static uint16_t f32_to_f16(float f)
{
    uint32_t u;
    memcpy(&u, &f, sizeof u);
    const uint32_t sign = (u >> 16) & 0x8000u;
    u &= 0x7fffffffu;
    if (u >= 0x47800000u) return (uint16_t)(sign | (u > 0x7f800000u ? 0x7e00u : 0x7c00u));
    if (u < 0x38800000u) {
        if (u < 0x33000000u) return (uint16_t)sign;
        const int shift = 126 - (int)(u >> 23);
        const uint32_t m = (u & 0x7fffffu) | 0x800000u;
        uint32_t h = m >> shift;
        const uint32_t rem = m & ((1u << shift) - 1u), half = 1u << (shift - 1);
        if (rem > half || (rem == half && (h & 1u))) h++;
        return (uint16_t)(sign | h);
    }
    uint32_t h = ((u - 0x38000000u) >> 13);
    const uint32_t rem = u & 0x1fffu;
    if (rem > 0x1000u || (rem == 0x1000u && (h & 1u))) h++;
    return (uint16_t)(sign | h);
}
static float f16_to_f32(uint16_t h)
{
    const uint32_t sign = (uint32_t)(h & 0x8000u) << 16, e = (h >> 10) & 0x1fu, m = h & 0x3ffu;
    float f;
    if (e == 0) f = ldexpf((float)m, -24);
    else if (e == 31) f = m ? NAN : INFINITY;
    else f = ldexpf((float)(m | 0x400u), (int)e - 25);
    uint32_t u;
    memcpy(&u, &f, sizeof u);
    u |= sign;
    memcpy(&f, &u, sizeof f);
    return f;
}

static const float kGuardK = 4.5f, kGuardLin = 1.1f, kGuardScoreTol = 1.0e-4f, kGuardLogitCap = 0.1f;
static const float kAbs0 = 4.5e-7f, kAlpha0 = 0.6e-7f, kAlphaDct = 1.7e-7f, kAlphaStale = 2.0e-8f, kKappa = 0.3e-6f, kKappa0 = 1.0e-7f, kKappaStale = 0.14e-6f, kKappaSilent = 0.9e-6f, kFloorCep = 3.0e-7f, kRhoDev = 3.0e-7f,
                   kC0Share = 0.05f, kSysRatio = 3.0e-3f;
static const float kAlphaDct40[21] = { 0.f, 6.4e-7f, 2.5e-7f, 1.8e-7f, 1.4e-7f, 1.5e-7f, 1.1e-7f, 0.94e-7f, 0.87e-7f, 0.90e-7f, 1.73e-7f, 0.90e-7f, 0.80e-7f, 0.77e-7f, 0.78e-7f,
                                       1.2e-7f, 0.82e-7f, 0.74e-7f, 0.73e-7f, 0.96e-7f, 2.26e-7f };
static const float kAlphaDct32[13] = { 0.f, 4.1e-7f, 1.8e-7f, 1.3e-7f, 1.22e-7f, 0.80e-7f, 0.86e-7f, 0.66e-7f, 1.46e-7f, 0.60e-7f, 0.78e-7f, 0.52e-7f, 1.03e-7f };
static float alpha_dct(int NF, int c)
{
    if (NF == 40 && c >= 1 && c <= 20) return kAlphaDct40[c];
    if (NF == 32 && c >= 1 && c <= 12) return kAlphaDct32[c];
    return kAlphaDct;
// ... 289 lines not shown
static void fast_wave_floats(const kws_handle *h, KwsFastPlan &F, int need_f, int need_r1)
{
    const int nfr = h->dsp.n_frames;
    if (F.wps >= 3) {
        F.f_floats = round_up(std::max(nfr * F.fs + nfr, need_f), 4) + 48;
    } else {
        F.f_floats = round_up(std::max(nfr * F.fs + nfr, need_f), 4) + KWS_FAST_WAVE + 48;
        F.sink_off = F.f_floats - KWS_FAST_WAVE - 48;
    }
    F.stash_off = F.f_floats - 48;
    F.r1_floats = round_up(std::max(std::max(KWS_FAST_MEL_CHUNK * KWS_FAST_XS, KWS_FAST_MEL_CHUNK * F.pstride), need_r1), 4);
    F.wave_floats = F.f_floats + F.r1_floats;
}

static EI_IMPULSE_ERROR finish_fast_plan(kws_handle *h, KwsFastPlan &F, std::vector<float> &shared, int need_f, int need_r1)
{
    const KwsDspPlan &P = h->dsp;
    const int nfr = P.n_frames;
    std::vector<int> pmap;
    h_pad_map(nfr, P.pad, pmap);
    for (int r = 0; r + 1 < nfr; r++) {
        const int packed = (pmap[r] * F.fs) | ((pmap[r + P.win_size] * F.fs) << 16);
        memcpy(&shared[(size_t)F.upd_off + r], &packed, sizeof(int));
    }
    if (F.ext_off >= 0)
        for (int g = 0; g < KWS_FAST_WAVE / F.cg; g++)
            for (int n = 0; n < KWS_FAST_CMVN_EXT; n++) {
                int row;
                float *slot = &shared[(size_t)F.ext_off + (size_t)g * (1 + 2 * KWS_FAST_CMVN_EXT) + 1 + 2 * n];
                memcpy(&row, slot, sizeof(int));
                row *= F.fs;
                memcpy(slot, &row, sizeof(int));
            }
    while (shared.size() & 3) shared.push_back(0.0f);
    if (F.wps >= 3) {
        F.sink_off = (int)shared.size();
        shared.insert(shared.end(), KWS_FAST_WAVE + KWS_FAST_PRE_LO / 4, 0.0f);
    }
    F.shared_floats = (int)shared.size();
    fast_wave_floats(h, F, need_f, need_r1);
    const int avail = kLdsBytes / 4 - F.shared_floats - F.q_floats;
    F.n_waves = std::min(4 * F.wps, avail / F.wave_floats);
    if (const char *ev = KWS_DEV_ENV("KWS_DEV_FAST_WAVES")) F.n_waves = std::max(1, std::min(F.n_waves, atoi(ev)));
    if (KWS_DEV_ENV("KWS_DEV_FAST_REPORT"))
        fprintf(stderr, "fast plan: shared %d B + q %d B + %d waves x %d B (F %d + R1 %d) of %d; built for %d waves per SIMD\n", F.shared_floats * 4, F.q_floats * 4, F.n_waves,
                F.wave_floats * 4, F.f_floats * 4, F.r1_floats * 4, kLdsBytes, F.wps);
    if (F.n_waves < 4 && !KWS_DEV_ENV("KWS_DEV_FAST_WAVES")) return fail(KWS_ERROR_UNSUPPORTED_MODEL, "fast mode: %d B shared + %d B per wave does not leave four waves per workgroup",
                                   F.shared_floats * 4, F.wave_floats * 4);
    EI_IMPULSE_ERROR e = h->upload(shared, &F.shared_init);
    if (e) return e;
    F.tickets = nullptr;
    if (F.wps >= 3) {
        const int *dev = nullptr;
        if ((e = h->upload(std::vector<int>(4, 0), &dev))) return e;
        F.tickets = const_cast<int *>(dev);
    }
    std::vector<KwsFastPlan> one(1, F);
    return h->upload(one, &F == &h->fast_fused ? &h->d_fast_fused : &F == &h->fast_fused_cep ? &h->d_fast_fused_cep : &F == &h->fast_q ? &h->d_fast_q : &h->d_fast_plain);
}

static EI_IMPULSE_ERROR build_fast_plain(kws_handle *h)
{
    KwsFastPlan &F = h->fast_plain;
    memset(&F, 0, sizeof(F));
    F.wps = 2;
    std::vector<float> shared;
    EI_IMPULSE_ERROR e = build_fast_dsp(h, F, shared);
    if (e) return e;
    F.fs = h->dsp.n_filters + 4;
    F.fuse = 0;
    F.n_labels = (int)h->model.labels.size();
    return finish_fast_plan(h, F, shared, 0, 0);
}

static EI_IMPULSE_ERROR build_fast_q(kws_handle *h)
{
    KwsFastPlan &F = h->fast_q;
    memset(&F, 0, sizeof(F));
    F.wps = 2;
    if (h->is_float) return fail(KWS_ERROR_UNSUPPORTED_MODEL, "fast mode: the fused int8 network needs an int8 graph");
    if (h->fast_plain.mfe) return fail(KWS_ERROR_UNSUPPORTED_MODEL, "fast mode: the MFE block's normalisation sits between the front end and the network (not fused)");
    if (!kws_nn_uses_mfma(h->nn)) return fail(KWS_ERROR_UNSUPPORTED_MODEL, "fast mode: the int8 graph is outside the two-block matrix-core shape; it keeps its own kernel");
    const int qcp = h->nn.blk[0].in_cpad == 16 ? 16 : 64;
    if ((qcp == 16) != (h->dsp.n_filters == 32))
        return fail(KWS_ERROR_UNSUPPORTED_MODEL, "fast mode: %d-byte activation rows with %d mel filters is not an instantiated pairing", qcp, h->dsp.n_filters);
    std::vector<float> shared;
    EI_IMPULSE_ERROR e = build_fast_dsp(h, F, shared);
    if (e) return e;
    F.fs = h->dsp.n_filters + 4;
    F.fuse = 0;
    F.n_labels = (int)h->model.labels.size();
    F.qnet = qcp;
    F.q_floats = (int)((kws_fast_qnet_bytes(qcp) + 15) / 16 * 4);
    if (!h->d_nn) {
        std::vector<KwsNnPlan> one(1, h->nn);
        if ((e = h->upload(one, &h->d_nn))) return e;
    }
    return finish_fast_plan(h, F, shared, 24 * 8 + 96, 72 * qcp / 4);
}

_ _ _ _

— The task —
Reproduce each line above that contains "network".

— Result below —
    if (h->is_float) return fail(KWS_ERROR_UNSUPPORTED_MODEL, "fast mode: the fused int8 network needs an int8 graph");
    if (h->fast_plain.mfe) return fail(KWS_ERROR_UNSUPPORTED_MODEL, "fast mode: the MFE block's normalisation sits between the front end and the network (not fused)");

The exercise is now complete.